3. Key Contributions

1. Token-Level Supervision: TokenCLIP is the first to move beyond indiscriminate alignment, introducing a mechanism that adaptively assigns a weighted combination of textual subspaces to each visual patch token based on its specific semantics.
2. Optimal Transport Formulation: The paper formulates dynamic alignment as an OT problem. Theoretical analysis (Theorem 3.1) proves that the OT objective naturally penalizes "subspace mixture" and induces semantic specialization, forcing different subspaces to focus on different visual regions (e.g., object foregrounds vs. backgrounds).
3. Efficiency: By using a shared set of orthogonal subspaces and sparse assignment (Top-K) rather than unique embeddings for every token, TokenCLIP achieves fine-grained learning without the prohibitive computational overhead of previous token-specific approaches.

4. Experimental Results

TokenCLIP was evaluated on industrial (MVTec AD, VisA, MPDD, etc.) and medical (HeadCT, BrainMRI, ISIC, etc.) benchmarks.

• Industrial Performance:
  • On MVTec AD, TokenCLIP achieved 92.2 AUROC and 87.9 PRO (pixel-level), outperforming the previous state-of-the-art (AnomalyCLIP: 91.1 AUROC, 81.4 PRO).
  • It showed significant improvements in PRO (Per-Region Overlap), indicating superior detection of fine-grained and subtle anomalies.
• Medical Performance (Cross-Domain):
  • Trained on industrial data, TokenCLIP was directly tested on medical datasets (Zero-Shot). It consistently outperformed baselines, achieving 96.0 AUROC on HeadCT and 91.6 AUROC on ISIC.
• Ablation Studies:
  • Removing the OT mechanism (replacing it with simple cosine similarity) caused a significant performance drop, confirming that global optimization is crucial for subspace specialization.
  • Orthogonality regularization was found to be essential for ensuring subspaces learn distinct semantic roles.
• Efficiency: TokenCLIP adds only a slight computational overhead compared to AnomalyCLIP (e.g., 0.160s inference time vs. 0.139s) while significantly outperforming methods like FAPrompt that require much higher GPU memory and inference time.

5. Significance

• Theoretical Insight: The paper reveals that "indiscriminate alignment" is a fundamental bottleneck in CLIP-based anomaly detection.
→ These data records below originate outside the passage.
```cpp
std::pair<std::vector<uint32_t>, std::vector<uint32_t>> debug_sort_pairs_host(
    const uint32_t* keys, int64_t n, int bits);
std::vector<uint32_t> debug_key_slots_host(const uint64_t* keys, int64_t n,
                                           int64_t max_keys);
std::vector<std::pair<std::string, double>> debug_ffat_stage_times(
    int64_t n, int64_t n_keys, int64_t win, int64_t slide, int iters, int vik,
    const std::string& fold_variant = "");
std::vector<std::pair<std::string, double>> debug_gram_stage_times(
    int64_t n, int64_t n_keys, int64_t win, int iters);
std::vector<std::pair<std::string, double>> debug_tb_stage_times(
    int64_t n, int64_t n_keys, int iters, int mono);
std::vector<std::pair<std::string, double>> debug_a2a_stage_times(
    int64_t n, int64_t n_keys, int iters);

std::string wfa_rccl_unique_id();

std::string debug_jit_fold_source(const std::string& kind,
                                  const std::string& spec,
                                  const std::vector<double>& fp,
                                  const std::vector<int64_t>& ip);

}
```

csrc/engine/gpu_common.hpp:

```cpp
#pragma once
#ifdef WFA_WITH_HIP

#include <hip/hip_runtime.h>
#include <hip/hiprtc.h>

#include <map>
#include <mutex>
#include <set>
#include <string>
#include <vector>

#include "engine.hpp"

namespace wfa {

#define HIPCHK(x)                                                                  \
    do {                                                                           \
        hipError_t err_ = (x);                                                     \
        if (err_ != hipSuccess)                                                    \
            throw std::runtime_error(std::string("HIP error: ") +                  \
                                     hipGetErrorString(err_) + " at " #x);         \
    } while (0)

#define RTCCHK(x)                                                              \
    do {                                                                       \
        hiprtcResult r_ = (x);                                                 \
        if (r_ != HIPRTC_SUCCESS)                                              \
            throw std::runtime_error(std::string("hiprtc error: ") +           \
                                     hiprtcGetErrorString(r_) + " at " #x);    \
    } while (0)

struct DeviceArena {
    std::mutex mu;
    std::map<size_t, std::vector<void*>> free_by_size;
    int device;
    size_t allocated = 0;

    void* get(size_t bytes) {
        bytes = (bytes + 255) & ~size_t(255);
        {
            std::lock_guard<std::mutex> g(mu);
            auto it = free_by_size.find(bytes);
            if (it != free_by_size.end() && !it->second.empty()) {
                void* p = it->second.back();
                it->second.pop_back();
                return p;
            }
        }
        void* p = nullptr;
        HIPCHK(hipSetDevice(device));
        HIPCHK(hipMalloc(&p, bytes));
        if (getenv("WFA_DEBUG_SYNC"))
            fprintf(stderr, "[alloc] %p..%p (%zu)\n", p, (char*)p + bytes,
                    bytes);
        std::lock_guard<std::mutex> g(mu);
        allocated += bytes;
        return p;
    }
    void put(void* p, size_t bytes) {
        bytes = (bytes + 255) & ~size_t(255);
        std::lock_guard<std::mutex> g(mu);
        free_by_size[bytes].push_back(p);
    }
};

inline DeviceArena g_arena[64];

inline DeviceArena& arena(int dev) {
    g_arena[dev].device = dev;
    return g_arena[dev];
}
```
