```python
SIGNATURES = {
    "wf_abi_version": (_I, []),
    "wf_last_error": (ctypes.c_char_p, []),
    "wf_cast_f32_to_bf16": (_I, [_P, _P, _I64, _P]),
    "wf_split_f32_to_bf16x2": (_I, [_P, _P, _I64, _P]),
    "wf_split_f32_to_bf16x2_multi": (_I, [_P, _I64, _I64, _P]),
    "wf_cast_f32_to_f16x2": (_I, [_P, _P, _I64, _P]),
    "wf_cast_f32_to_f16x2_multi": (_I, [_P, _I64, _I64, _P]),
    "wf_debug_poison_lds": (_I, [_I64, _I, _P]),
    "wf_patch_embed_ll_fwd": (_I, [_P, _P, _P, _P, _P, _P, _F, _P, _I64, _I64, _I64, _I64, _I64,
                                   _I64, _P]),
# ... 42 lines not shown
                                _I64, _I64, _I64, _F, _P, _P]),
    "wf_hf_refine_workspace_bytes": (_I64, [_I64, _I64]),
    "wf_hf_refine_fwd": (_I, [_P, _I64, _P, _P, _P, _P, _F, _P, _P, _I, _P, _P, _I64, _I64,
                              _I64, _I64, _I64, _P]),
    "wf_hf_refine_bwd_workspace_bytes": (_I64, [_I64] * 5),
    "wf_hf_refine_bwd": (_I, [_P, _I64, _P, _P, _P, _P, _F, _P, _P, _I, _P, _P, _P, _P, _P, _P,
                              _P, _P, _P, _P, _I64, _I64, _I64, _I64, _I64, _P]),
    "wf_norm_act_cl": (_I, [_P, _I64, _P, _P, _I64, _P, _P, _I64, _I64, _I64, _I64, _F, _P]),
    "wf_upsample_trilinear_cl": (_I, [_P, _P, _I64, _I64, _I64, _I64, _I64, _I64, _I64, _I64,
                                      _I, _P]),
    "wf_linear_fwd": (_I, [_P, _P, _P, _P, _I64, _I64, _I64, _I, _I, _P]),
    "wf_window_attention_fwd_table": (_I, [_P, _P, _P, _F, _P, _P, _P, _P, _P, _P, _P,
                                           _I64, _I64, _I64, _I64, _I64, _I64, _I64, _F, _I,
                                           _P]),
    "wf_rel_pos_bias": (_I, [_P, _P, _P, _I64, _I64, _I64, _P]),
    "wf_window_attention_workspace_bytes": (_I64, [_I64, _I64, _I64, _I64, _I64, _I]),
    "wf_window_attention_fwd": (_I, [_P, _P, _P, _F, _P, _P, _P, _P, _P, _P, _P,
                                     _I64, _I64, _I64, _I64, _I64, _I64, _I64, _F, _I, _P]),
    "wf_window_attention_levels_workspace_bytes": (_I64, [_P, _I, _I64, _I64, _I]),
    "wf_window_attention_fwd_levels": (_I, [_P, _P, _I, _P, _P, _P, _P, _P, _P, _P, _I64, _I64,
                                            _I64, _F, _I, _P]),
    "wf_window_attention_fwd_levels_mode": (_I, [_P, _P, _I, _P, _P, _P, _P, _P, _P, _P, _I64,
                                                 _I64, _I64, _F, _I, _P, _I]),
    "wf_window_attention_levels_fused": (_I, [_P, _I, _I64, _I64, _I64, _I]),
    "wf_msfuse_fwd": (_I, [_P, _P, _I, _P, _P, _P, _P, _F, _I64, _I64, _I64, _I64, _I64, _P]),
    "wf_ccf_ffn_workspace_bytes": (_I64, [_I64, _I64, _I64, _I64, _I64, _I64, _I]),
    "wf_ccf_ffn_fwd": (_I, [_P, _P, _P, _P, _P, _P, _P, _P, _F, _P, _P, _P, _P, _F, _P, _P,
                            _P, _P, _P, _I64, _I64, _I64, _I64, _I64, _I64, _I, _P]),
    "wf_ccf_ffn_stage": (_I, [_I, _P, _P, _P, _P, _P, _P, _P, _P, _F, _P, _P, _P, _P, _F, _P,
                              _P, _P, _P, _P, _I64, _I64, _I64, _I64, _I64, _I64, _I, _P]),
    "wf_ccf_ffn_plan": (_I, [_I64, _I64, _I64, _I64, _I64, _I64, _I, _I, _P]),
    "wf_patch_merging_fwd": (_I, [_P, _P, _P, _F, _P, _I, _P, _I64, _I64, _I64, _I64, _I64,
                                  _I, _P]),
    "wf_proj_out_fwd": (_I, [_P, _P, _I, _F, _I64, _I64, _I64, _P]),
    "wf_proj_out_cl_fwd": (_I, [_P, _P, _F, _I64, _I64, _P]),
    "wf_upsample_dwconv3d_stats_cl": (_I, [_P, _P, _P, _P, _P] + [_I64] * 8 + [_I, _P]),
    "wf_importance_map": (_I, [_I, _P, _P, _I64, _I64, _I64, _P]),
    "wf_sliding_window_stitch": (_I, [_P, _I64, _I64, _P, _P, _P, _P, _I64, _I64, _I64, _I64,
                                      _I64, _I64, _I64, _I64, _P]),
    "wf_tta_merge": (_I, [_P, _P, _I, _P, _I64, _I64, _I64, _I64, _P]),
    "wf_sliding_window_stitch_partial": (_I, [_P, _I64, _I64, _P, _P, _P, _P, _I64, _I64,
                                              _I64, _I64, _I64, _I64, _I64, _I64, _P]),
    "wf_sliding_window_normalize": (_I, [_P, _P, _I64, _I64, _I64, _I64, _I64, _P]),
    "wf_window_attention_fwd_train": (_I, [_P, _P, _P, _F, _P, _P, _P, _P, _P, _P, _P, _P,
                                           _I64, _I64, _I64, _I64, _I64, _I64, _I64, _F, _I,
                                           _P]),
    "wf_window_attention_bwd_workspace_bytes": (_I64, [_I64, _I64, _I64, _I64, _I64, _I64,
                                                       _I64]),
    "wf_window_attention_bwd_core": (_I, [_P, _P, _P, _P, _P, _P, _P, _P, _I64, _I64, _I64,
                                          _I64, _I64, _I64, _I64, _F, _P]),
    "wf_rel_pos_bias_bwd": (_I, [_P, _P, _P, _P, _I64, _I64, _I64, _P]),
    "wf_gemm_tn_workspace_bytes": (_I64, [_I64, _I64, _I64]),
    "wf_gemm_tn": (_I, [_P, _I64, _P, _I64, _P, _I64, _I, _P, _I64, _I64, _I64, _P]),
    "wf_colsum_parts": (_I64, [_I64]),
    "wf_colsum": (_I, [_P, _I64, _I64, _P, _I64, _P, _P, _P]),
    "wf_ln_act_fwd": (_I, [_P, _P, _P, _F, _I, _P, _I64, _I64, _P]),
    "wf_ln_bwd_workspace_floats": (_I64, [_I64, _I64]),
    "wf_ln_act_bwd": (_I, [_P, _P, _P, _F, _I, _P, _P, _P, _P, _P, _P, _I64, _I64, _P]),
    "wf_dwt3d_haar_bwd": (_I, [_P, _P, _P, _I64, _I64, _I64, _I64, _I64, _P]),
    "wf_haar_analysis_ncdhw": (_I, [_P, _I64, _I64, _P, _P, _P, _I64, _I64, _I64, _I64, _I64,
                                    _P]),
    "wf_interp_adjoint_axis": (_I, [_P, _P, _I64, _I64, _I64, _I64, _P, _I64, _P]),
    "wf_interp_adjoint_axis_ac": (_I, [_P, _P, _I64, _I64, _I64, _I64, _P]),
    "wf_dwconv3d_cl": (_I, [_P, _P, _P, _I, _P, _I64, _I64, _I64, _I64, _I64, _P]),
    "wf_dwconv_wgrad_ws_floats": (_I64, [_I64] * 5),
    "wf_dwconv3d_wgrad": (_I, [_P, _P, _P, _P, _I64, _I64, _I64, _I64, _I64, _P]),
    "wf_patch_merging_gather": (_I, [_P, _I, _P, _I64, _I64, _I64, _I64, _I64, _P]),
    "wf_patch_merging_scatter": (_I, [_P, _I, _P, _I64, _I64, _I64, _I64, _I64, _P]),
    "wf_patchify": (_I, [_P, _P, _I, _I64, _I64, _I64, _I64, _I64, _P]),
    "wf_transpose_cs": (_I, [_P, _P, _I64, _I64, _I64, _P]),
    "wf_region_masks": (_I, [_P, _I, _I64, _P, _I64, _P, _P, _P, _I64, _I64, _I64, _P]),
    "wf_overlap_counts": (_I, [_P, _P, _I64, _I64, _I64, _I64, _P, _P]),
    "wf_surface_edt_workspace_bytes": (_I64, [_I64, _I64, _I64, _I64]),
    "wf_surface_edt_sq": (_I, [_P, _I64, _I64, _I64, _I64, _P, _P, _P, _I64, _P]),
    "wf_surface_hist": (_I, [_P, _P, _P, _P, _I64, _I64, _I64, _I64, _P, _P]),
    "wf_hist_order_stats": (_I, [_P, _I64, _I64, _I64, _I64, _I64, _P, _I64, _P, _P]),
    "wf_nonzero_mask": (_I, [_P, _I64, _I64, _I64, _I64, _P, _P]),
    "wf_fill_holes_workspace_bytes": (_I64, [_I64, _I64, _I64]),
    "wf_fill_holes": (_I, [_P, _I64, _I64, _I64, _P, _P, _P, _I64, _P, _P]),
    "wf_box_moments_workspace_bytes": (_I64, [_I64, _I64, _I64, _I64]),
    "wf_box_moments": (_I, [_P, _I64, _I64, _I64, _I64, _P, _P, _P, _I64, _P]),
    "wf_crop_normalize": (_I, [_P, _I64, _I64, _I64, _I64, _P, _P, _P, _P]),
    "wf_crop_seg": (_I, [_P, _P, _I64, _I64, _I64, _P, _I, _P, _P, _P]),
    "wf_select_workspace_bytes": (_I64, [_I64]),
    "wf_select_scan": (_I, [_P, _I64, _I, _I, _P, _I64, _P, _P]),
    "wf_select_pick": (_I, [_P, _I64, _I64, _I64, _I, _I, _P, _I64, _P, _I64, _P, _P, _P, _P]),
    "wf_spline_prefilter_axis": (_I, [_P, _P, _I64, _I64, _I64, _I64, _I, _I, _P]),
    "wf_gauss_blur_axis": (_I, [_P, _P, _I64, _I64, _I64, _I64, _I, _P, _I, _P]),
    "wf_affine_sample": (_I, [_P, _P, _P] + [_I64] * 7 + [_P, _P, _P]),
    "wf_zoom_nearest": (_I, [_P] + [_I64] * 7 + [_P, _P]),
    "wf_zoom_cubic": (_I, [_P] + [_I64] * 7 + [_P, _P]),
    "wf_augment_pointwise_workspace_bytes": (_I64, [_I64, _I64]),
    "wf_augment_pointwise": (_I, [_P, _I64, _I64, _I, _P, _P, _P, _P, _P, _I64, _P]),
    "wf_channel_stats": (_I, [_P, _I64, _I64, _P, _P, _I64, _P]),
}

ABI_VERSION = 26
_lock = threading.Lock()
_lib = None
_err = None


class LibraryMissing(RuntimeError):
    pass


def load(path: str | None = None):
    global _lib, _err
    with _lock:
        if _lib is not None:
            return _lib
        p = path or LIB_PATH
        if not os.path.exists(p):
            _err = f"{p} not found: build it with `python -c 'import __graft_entry__ as g; g.build()'`"
            raise LibraryMissing(_err)
        lib = ctypes.CDLL(p)
        for name, (res, args) in SIGNATURES.items():
            fn = getattr(lib, name)
            fn.restype = res
            fn.argtypes = args
        ver = lib.wf_abi_version()
        if ver != ABI_VERSION:
            raise LibraryMissing(f"{p}: ABI version {ver}, expected {ABI_VERSION} (rebuild)")
        _lib = lib
        return _lib


def call(name: str, *args) -> None:
    lib = load()
    rc = getattr(lib, name)(*args)
# ... 8 lines not shown
```

waveformer_amd/csrc/ffn.hip:

```cpp
#include "kernels.hpp"

namespace wf {

template <typename T>
struct Store4;
template <>
struct Store4<uint16_t> {
  typedef bf16x4 vec;
  static __device__ __forceinline__ f32x4 up(vec u) {
    return f32x4{bf2f((uint16_t)u[0]), bf2f((uint16_t)u[1]), bf2f((uint16_t)u[2]),
                 bf2f((uint16_t)u[3])};
  }
  static __device__ __forceinline__ uint16_t down(float v) { return f2bf(v); }
  static __device__ __forceinline__ vec zero() { return vec{0, 0, 0, 0}; }
  static __device__ __forceinline__ void store4(uint16_t* p, f32x4 v) {
    bf16x4 o;
    o[0] = (short)f2bf(v.x);
    o[1] = (short)f2bf(v.y);
    o[2] = (short)f2bf(v.z);
    o[3] = (short)f2bf(v.w);
    *reinterpret_cast<bf16x4*>(p) = o;
  }
};
template <>
// ... 668 lines not shown
  if (run_dw) {
    if (ln2_loader)
      rc = launch_dwconv3d(h1, dw_w, dw_b, h2, ln2_pst, (int)B, (int)hidden, (int)D, (int)H, (int)W,
                           precision, s, nullptr,
                           plan.front == FFN_FRONT_PARTIALS ? ln1_st : nullptr, ln1_w, ln1_b);
    else
      rc = launch_dwconv_ln_gelu(h1, dw_w, dw_b, ln2_w, ln2_b, eps2, h2, (int)B, (int)hidden,
                                 (int)D, (int)H, (int)W, precision, s);
  }
  if (rc || !run_fc) return rc;
  GemmArgs f = fc_gemm_args(h2, ln2_loader ? ln2_pst : nullptr, ln2_w, ln2_b, eps2, fc_bf16x2, fc_b,
                            xh, stats, n2_w, n2_b, branch_scale, out, M, C, hidden, D * H * W,
                            precision);
  if (!train) {
    f.kpart = reinterpret_cast<float*>(h1);
    f.kpart_bytes = ws.h2 - ws.h1;
  }
  return launch_gemm(f, s, "wf_ccf_ffn_fwd(fc)");
}

extern "C" int wf_ccf_ffn_fwd(const float* xh, const float* stats, const float* n2_w,
                              const float* n2_b, const uint16_t* pw_bf16x2, const float* pw_b,
                              const float* ln1_w, const float* ln1_b, float eps1,
                              const float* dw_w, const float* dw_b, const float* ln2_w,
                              const float* ln2_b, float eps2, const uint16_t* fc_bf16x2,
                              const float* fc_b, const float* branch_scale, float* out,
                              void* workspace, int64_t B, int64_t C, int64_t hidden, int64_t D,
                              int64_t H, int64_t W, int precision, void* stream) {
  return wf_ccf_ffn_stage(0, xh, stats, n2_w, n2_b, pw_bf16x2, pw_b, ln1_w, ln1_b, eps1, dw_w,
                          dw_b, ln2_w, ln2_b, eps2, fc_bf16x2, fc_b, branch_scale, out,
                          workspace, B, C, hidden, D, H, W, precision, stream);
}

extern "C" int wf_patch_merging_fwd(const float* x, const float* ln_w, const float* ln_b,
                                    float eps, const uint16_t* red_bf16x2, int v2, float* out,
                                    int64_t B, int64_t C, int64_t D, int64_t H, int64_t W,
                                    int precision, void* stream) {
  WF_REQUIRE(B >= 1 && C % 8 == 0 && C >= 8, "C must be a positive multiple of 8");
  WF_REQUIRE(D % 2 == 0 && H % 2 == 0 && W % 2 == 0 && D >= 2 && H >= 2 && W >= 2,
             "odd sizes (the F.pad branch, wave_helper.py:180-182) are not supported");
  WF_REQUIRE(valid_prec(precision), "unknown precision");
  WF_REQUIRE_PTR(x);
  WF_REQUIRE_PTR(ln_w);
  WF_REQUIRE_PTR(ln_b);
  WF_REQUIRE_PTR(red_bf16x2);
  WF_REQUIRE_PTR(out);
  GemmArgs g{};
  g.prec = precision;
  g.a_src = x;
  g.a_bf16 = 0;
  g.a_C = (int)C;
  g.a_nseg = 8;
  g.a_map = MAP_MERGE;
  g.merge_code = v2 ? 0x76543210 : 0x71251240;
  g.mB = (int)B;
  g.mD = (int)D;
  g.mH = (int)H;
  g.mW = (int)W;
  g.a_ln = LN_COMPUTE;
  g.a_ln_w = ln_w;
  g.a_ln_b = ln_b;
  g.a_eps = eps;
  g.w = red_bf16x2;
  g.M = B * (D / 2) * (H / 2) * (W / 2);
  g.N = (int)(2 * C);
  g.K = (int)(8 * C);
  g.epi = EPI_STORE;
  g.bias = nullptr;
  g.out = out;
  g.out_bf16 = 0;
  g.ldo = 2 * C;
  if (try_launch_merge_resident(g, (hipStream_t)stream)) return check_launch("wf_patch_merging_fwd");
  return launch_gemm(g, (hipStream_t)stream, "wf_patch_merging_fwd");
}
```

waveformer_amd/csrc/kernels.hpp:

```cpp
#pragma once
#include "ffn_plan.hpp"
#include "wf_common.hpp"

namespace wf {

enum Prec { PREC_BF16 = 0, PREC_SPLIT = 1, PREC_FP16 = 2 };

typedef _Float16 f16x4 __attribute__((ext_vector_type(4)));
typedef _Float16 f16x8 __attribute__((ext_vector_type(8)));
__device__ __forceinline__ uint16_t f2h(float f) { return __builtin_bit_cast(uint16_t, (_Float16)f); }

template <int P>
__device__ __forceinline__ uint16_t op_cvt(float x) {
  if constexpr (P == PREC_FP16) return f2h(x);
  else return f2bf(x);
}
template <int P>
__device__ __forceinline__ short op_lo(float x, uint16_t hi) {
  if constexpr (P == PREC_SPLIT) return (short)f2bf(x - bf2f(hi));
  else return (short)0;
}
template <int P>
__device__ __forceinline__ f32x4 mma32(bf16x8 a, bf16x8 b, f32x4 c) {
  if constexpr (P == PREC_FP16)
    return __builtin_amdgcn_mfma_f32_16x16x32_f16(__builtin_bit_cast(f16x8, a),
                                                  __builtin_bit_cast(f16x8, b), c, 0, 0, 0);
  else return __builtin_amdgcn_mfma_f32_16x16x32_bf16(a, b, c, 0, 0, 0);
}
template <int P>
__device__ __forceinline__ f32x4 mma16(bf16x4 a, bf16x4 b, f32x4 c) {
  if constexpr (P == PREC_FP16)
    return __builtin_amdgcn_mfma_f32_16x16x16f16(__builtin_bit_cast(f16x4, a),
                                                 __builtin_bit_cast(f16x4, b), c, 0, 0, 0);
  else return __builtin_amdgcn_mfma_f32_16x16x16bf16_1k(a, b, c, 0, 0, 0);
// ... 82 lines not shown
  const float* r_scale;
  int64_t rows_per_sample;
  float* o_pstats;
  float* kpart;
  int64_t kpart_bytes;
  int ksplit;
  const float* lv_src[WF_MAX_LEVELS];
  int lv_row0[WF_MAX_LEVELS];
  int lv_D[WF_MAX_LEVELS], lv_H[WF_MAX_LEVELS], lv_W[WF_MAX_LEVELS];
};

int launch_gemm(const GemmArgs& g, hipStream_t s, const char* who);
int gemm_kc_pick_nt(const GemmArgs& g);
int launch_instnorm_partial(const float* x, int64_t ldx, int64_t B, int64_t C, int64_t P,
                            double* acc, hipStream_t s);
int try_launch_gemm_rows(const GemmArgs& g, hipStream_t s, bool single_chunk_only);

int launch_attn_core(const void* qkv, const float* bias, void* out, float* lse, int64_t Bw,
                     int N, int heads, int hd, float scale, int prec, hipStream_t s,
                     int table_ws = 0, int64_t pair_windows = -1, const GemmArgs* fused = nullptr);
bool attn_tbl_pair_loop(int64_t wh);
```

It demonstrates that semantic specialization of textual spaces is necessary for capturing diverse anomaly types.
• Practical Impact: TokenCLIP provides a robust, zero-shot solution for both industrial quality control and medical diagnosis without requiring task-specific training data.
• Generalization: The ability to transfer learned anomaly semantics from industrial objects to medical images (and vice versa) highlights the model's capacity to learn generalized, fine-grained anomaly representations rather than overfitting to specific object categories.

In summary, TokenCLIP advances the state of the art by replacing static, global text alignment with a dynamic, token-wise, optimal transport-based alignment, enabling CLIP to detect subtle and diverse anomalies with unprecedented precision.